--- START ---

static int blur_act_launch(const float* z, const float* kernel, float* y, void* ys, const float* ys_scale,
                           int ys_scale_stride, const float* bias, const float* noise, int noise_batch,
                           const float* noise_w, int act, int B, int C, int H, int W, int in_pitch, unsigned* vmax,
                           int y_fform, int rank_one, void* stream) {
    OODGAN_REQUIRE(z && kernel && y && B > 0 && C > 0 && H > 0 && W > 0, "blur_act_sform: bad args");
    OODGAN_REQUIRE(noise == nullptr || noise_batch == 1 || noise_batch == B, "blur_act_sform: noise_batch");
    OODGAN_REQUIRE(act == OODGAN_ACT_NONE || act == OODGAN_ACT_LRELU, "blur_act_sform: act must be none or lrelu");
    if (in_pitch == 0) in_pitch = 2 * W + 1;
    OODGAN_REQUIRE(in_pitch >= 2 * W + 1 && (in_pitch % 4) == 0 && (reinterpret_cast<uintptr_t>(z) & 15) == 0,
                   "blur_act_sform: the input needs 16-byte aligned rows (pitch %% 4 == 0)");
    BlurArgs a;
    a.z = z; a.kern = kernel; a.y = y; a.ys = reinterpret_cast<uint4*>(ys); a.ys_scale = ys_scale;
    a.ys_scale_stride = ys_scale_stride; a.bias = bias; a.noise = noise; a.noise_w = noise_w; a.noise_batch = noise_batch;
    a.act = act; a.B = B; a.C = C; a.H = H; a.W = W; a.pitch = in_pitch;
    a.tiles_x = (2 * W + 63) / 64;
    a.tiles_y = (2 * H + 7) / 8;
    a.yd = sform_dims(C, 2 * H, 2 * W);
    a.vmax = (ys || y_fform) ? vmax : nullptr;
    a.y_fform = y_fform;
    OODGAN_REQUIRE(!y_fform || (C % 16 == 0 && (reinterpret_cast<uintptr_t>(y) & 15) == 0), "blur_act_fform: C %% 16 == 0 and a 16-byte aligned y");
    if ((y_fform || ys) && rank_one == 1 && 2 * W >= 64 && (W % 2) == 0 && (C % 16) == 0 && oodgan::tunable(oodgan::OODGAN_TUN_BLUR_STRIP)) {
        BlurStripGeo geo;
        geo.nstrips = (2 * W + 63) / 64;
        const long base = (long)B * a.yd.KC * geo.nstrips;
        long nseg = (8L * 1024) / base;
        if (nseg < 1) nseg = 1;
        int seg_rows = (int)((2 * H + nseg - 1) / nseg);
        if (seg_rows < 32) seg_rows = 32;
        geo.seg_rows = seg_rows;
        geo.nseg = (2 * H + seg_rows - 1) / seg_rows;
        const long nbs = base * geo.nseg;
        OODGAN_REQUIRE(nbs < (1L << 31), "blur_act_fform: grid too large");
        const bool full = ((2 * W) % 64) == 0;
#define OODGAN_BLUR_STRIP_LAUNCH(SF, FULL) \
    hipLaunchKernelGGL((blur_act_fform_strip_kernel<SF, FULL>), dim3((unsigned)nbs), dim3(256), 0, as_stream(stream), a, geo)
        if (y_fform) { if (full) OODGAN_BLUR_STRIP_LAUNCH(false, true); else OODGAN_BLUR_STRIP_LAUNCH(false, false); }
        else { if (full) OODGAN_BLUR_STRIP_LAUNCH(true, true); else OODGAN_BLUR_STRIP_LAUNCH(true, false); }
#undef OODGAN_BLUR_STRIP_LAUNCH
        return check_launch("blur_act_strip");
    }
    const long nb = (long)a.tiles_x * a.tiles_y * a.yd.KC * B;
    OODGAN_REQUIRE(nb < (1L << 31), "blur_act_sform: grid too large");
    hipLaunchKernelGGL(blur_act_sform_kernel, dim3((unsigned)nb), dim3(256), 0, as_stream(stream), a);
    return check_launch("blur_act_sform");
}

extern "C" int oodgan_blur_act_sform(const float* z, const float* kernel, float* y, void* ys, const float* ys_scale,
                                     int ys_scale_stride, const float* bias, const float* noise, int noise_batch,
                                     const float* noise_w, int act, int B, int C, int H, int W, int in_pitch, unsigned* vmax,
                                     void* stream) {
    return blur_act_launch(z, kernel, y, ys, ys_scale, ys_scale_stride, bias, noise, noise_batch, noise_w, act, B, C, H, W, in_pitch, vmax, 0, 0, stream);
}

extern "C" int oodgan_blur_act_sform_sep(const float* z, const float* kernel, float* y, void* ys, const float* ys_scale,
                                         int ys_scale_stride, const float* bias, const float* noise, int noise_batch,
                                         const float* noise_w, int act, int B, int C, int H, int W, int in_pitch, unsigned* vmax,
                                         int kernel_rank_one, void* stream) {
    return blur_act_launch(z, kernel, y, ys, ys_scale, ys_scale_stride, bias, noise, noise_batch, noise_w, act, B, C, H, W, in_pitch, vmax, 0,
                           kernel_rank_one, stream);
}
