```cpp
// ... 708 lines not shown
    if (noise_scale_w) *noise_scale_w = e->eng.noise.nsw;
    if (seed) *seed = e->eng.noise.seed;
    return STS_OK;
}
int sts_set_record_taps(sts_engine* e, int enable) { if (!e) return set_err(STS_EINVAL, "null engine"); STS_CAPI_NOT_WHILE_OPEN(e); e->eng.record_taps = enable != 0; return STS_OK; }
int sts_set_conv_math(sts_engine* e, int mode) {
    if (!e) return set_err(STS_EINVAL, "null engine");
    if (mode < 0 || mode > 3) return set_err(STS_EINVAL, "conv math: 0 = split-bf16 (default), 1 = exact fp32, 2 = split-bf16 wherever eligible, 3 = two-term fp16");
    STS_CAPI_NOT_WHILE_OPEN(e);
    e->eng.conv_math = mode;
    e->eng.h2_consecutive = 0; e->eng.h2_disabled = false;
    return STS_OK;
}
int sts_set_conv_mode(sts_engine* e, int mode) { if (!e) return set_err(STS_EINVAL, "null engine"); STS_CAPI_NOT_WHILE_OPEN(e); e->eng.conv_mode = mode; return STS_OK; }
int sts_debug_set(sts_engine* e, int key, int value) {
    if (!e) return set_err(STS_EINVAL, "null engine");
    if (key != STS_DBG_STREAM_RETRY_STEP && key != STS_DBG_POISON) STS_CAPI_NOT_WHILE_OPEN(e);
    switch (key) {
        case STS_DBG_ATTN_BLOCK_MIN_WGS: if (value < 1) return set_err(STS_EINVAL, "threshold must be >= 1"); e->eng.attn_block_min_wgs = value; return STS_OK;
        case STS_DBG_FLOW_FUSED: e->eng.flow_fused = value == 2 || value == 3 ? value : value != 0; return STS_OK;
        case STS_DBG_LAUNCH_AHEAD: if (value < 0 || value > 2) return set_err(STS_EINVAL, "launch_ahead must be 0, 1 or 2"); if ((value == 2) != (e->eng.launch_ahead == 2)) { e->eng.seen_tf_.clear(); e->eng.seen_order_.clear(); } e->eng.launch_ahead = value; return STS_OK;
        case STS_DBG_H2P: e->eng.h2p = value < 0 ? 0 : (value > 4 ? 4 : value); return STS_OK;
        case STS_DBG_H2P_TILE: e->eng.h2p_tile = value; return STS_OK;
        case STS_DBG_CHAIN_STREAMS: e->eng.chain_streams_dbg = value; return STS_OK;
        case STS_DBG_TAIL_FUSED: e->eng.tail_fused = value != 0; return STS_OK;
        case STS_DBG_UPS_ROWPH: e->eng.ups_rowph = value != 0; return STS_OK;
        case STS_DBG_MEMO_CLEAR: e->eng.seen_tf_.clear(); e->eng.seen_order_.clear(); return STS_OK;
        case STS_DBG_ATTN_REG: e->eng.attn_reg = value != 0; return STS_OK;
        case STS_DBG_DDS_TAIL: e->eng.dds_tail = value != 0; return STS_OK;
        case STS_DBG_PCM_DIRECT: e->eng.pcm_direct = value != 0; return STS_OK;
        case STS_DBG_STREAM_RETRY_STEP: e->eng.stream_retry_step = value < 0 ? -1 : value; return STS_OK;
        case STS_DBG_STREAM_DIRECT: e->eng.stream_direct = value != 0; return STS_OK;
        case STS_DBG_POISON: e->eng.poison = (unsigned)value; return STS_OK;
        default: return set_err(STS_EINVAL, "unknown debug key");
    }
}
int sts_set_host_pcm(sts_engine* e, int enable) { if (!e) return set_err(STS_EINVAL, "null engine"); e->eng.host_pcm = enable != 0; return STS_OK; }
int sts_set_profiling(sts_engine* e, int enable) { if (!e) return set_err(STS_EINVAL, "null engine"); e->eng.profiling = enable == 2 ? 2 : (enable != 0 ? 1 : 0); return STS_OK; }

int sts_abi_version(void) { return STS_ABI_VERSION; }

int sts_set_output_rate(sts_engine* e, int32_t rate) {
    if (!e) return set_err(STS_EINVAL, "null engine");
    const int rc = e->eng.set_output_rate(rate);
    return rc == STS_OK ? STS_OK : set_err(rc, e->eng.error());
}
int sts_get_output_rate(const sts_engine* e) {
    if (!e) return set_err(STS_EINVAL, "null engine");
    return e->eng.out_rate;
}
int sts_resample_table(int32_t in_rate, int32_t out_rate, int32_t* P, int32_t* Q, int32_t* taps, float* table, int64_t capacity_floats) {
    ResampleDesign d;
    if (!resample_design(in_rate, out_rate, &d)) return set_err(STS_EINVAL, "rates must be integers in [8000, 48000] with P = out / gcd(in, out) <= 1024");
    const int64_t need = (int64_t)d.P * 2 * d.K;
    if (table && capacity_floats < need) return set_err(STS_EINVAL, "table capacity below P * taps floats");
    if (P) *P = d.P;
    if (Q) *Q = d.Q;
    if (taps) *taps = 2 * d.K;
    if (table) resample_table(d, in_rate, out_rate, table);
    return STS_OK;
}
int sts_set_loudness(sts_engine* e, int mode, float target_lufs, float peak_dbfs) {
    if (!e) return set_err(STS_EINVAL, "null engine");
    const int rc = e->eng.set_loudness(mode, target_lufs, peak_dbfs);
    return rc == STS_OK ? STS_OK : set_err(rc, e->eng.error());
}
// ... 817 lines not shown
```

### summertts_amd/csrc/col_layer.hip

```cpp
#include "kernels.hpp"
#include "devmath.hpp"

#ifndef STS_EXP
#define STS_EXP 0
#endif

namespace sts {

typedef float f32x4 __attribute__((ext_vector_type(4)));

__device__ __forceinline__ int cl_seg_start(const SegView& s, int b) { return (s.off ? s.off[b] : s.ioff) * s.scale + b * s.extra; }
__device__ __forceinline__ int cl_seg_len(const SegView& s, int b) { return (s.off ? s.len[b] : s.ilen) * s.scale + s.extra; }

template <int NSUB, bool TAIL = false>
__global__ __launch_bounds__(64 * NSUB) void col_layer_kernel(ColLayerArgs a) {
    constexpr int C = 16 * NSUB, KQ = C / 4, CG = 4 * NSUB;
    constexpr int KH = KQ > 48 ? KQ / 2 : KQ;
    __shared__ float ys[C * 16];
    __shared__ float red[2][NSUB][16];
    const int b = blockIdx.y;
    const int len = cl_seg_len(a.seg, b);
    const int n0 = blockIdx.x * 16;
    if (n0 >= len) return;
    const size_t base = (size_t)cl_seg_start(a.seg, b);
// ... 128 lines not shown
    for (int r = 0; r < 4; r++) {
        float o = ((v[r] - mean) / den) * e_g[r] + e_b[r];
        if (a.post_gelu && !(STS_EXP & 1)) o = gelu_ref(o);
        if (a.res) o = e_res[r] + o;
        o4[r] = o;
        if (!TAIL) a.y[(size_t)(row0 + r) * a.y_ld + base + pos] = o;
    }
    if constexpr (TAIL) {
    __shared__ float tp[32 * 16], wb[32];
    __shared__ __attribute__((aligned(16))) float wl[C * 32];
#pragma unroll
    for (int r = 0; r < 4; r++) ys[(row0 + r) * 16 + col] = live ? o4[r] : 0.f;
    reinterpret_cast<f32x4*>(wl)[tid] = tw0; reinterpret_cast<f32x4*>(wl)[tid + 64 * NSUB] = tw1;
    if (tid < 32) wb[tid] = t_bias;
    __syncthreads();
    for (int j = tid >> 4; j < 32; j += 4 * NSUB) {
        float acc = 0.f;
#pragma unroll 8
        for (int c = 0; c < C; c++) acc += wl[c * 32 + j] * ys[c * 16 + col];
        acc += wb[j];
        tp[j * 16 + col] = j < 29 ? rq_spline_param(j, acc, a.tp_fs) : 0.f;
    }
    __syncthreads();
    if (tid < 16 && live) {
        float t[29];
#pragma unroll
        for (int j = 0; j < 29; j++) t[j] = tp[j * 16 + tid];
        a.tp_o0[base + pos] = rq_spline_inverse_t(t_in, t);
        a.tp_o1[base + pos] = t_keep;
    }
    }
}
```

--- END ---

[TASK OBJECTIVE]
For every line in the material above, note whether the word "constexpr" appears, then state the number of lines where it does and nothing else.

[FINAL ANSWER]
3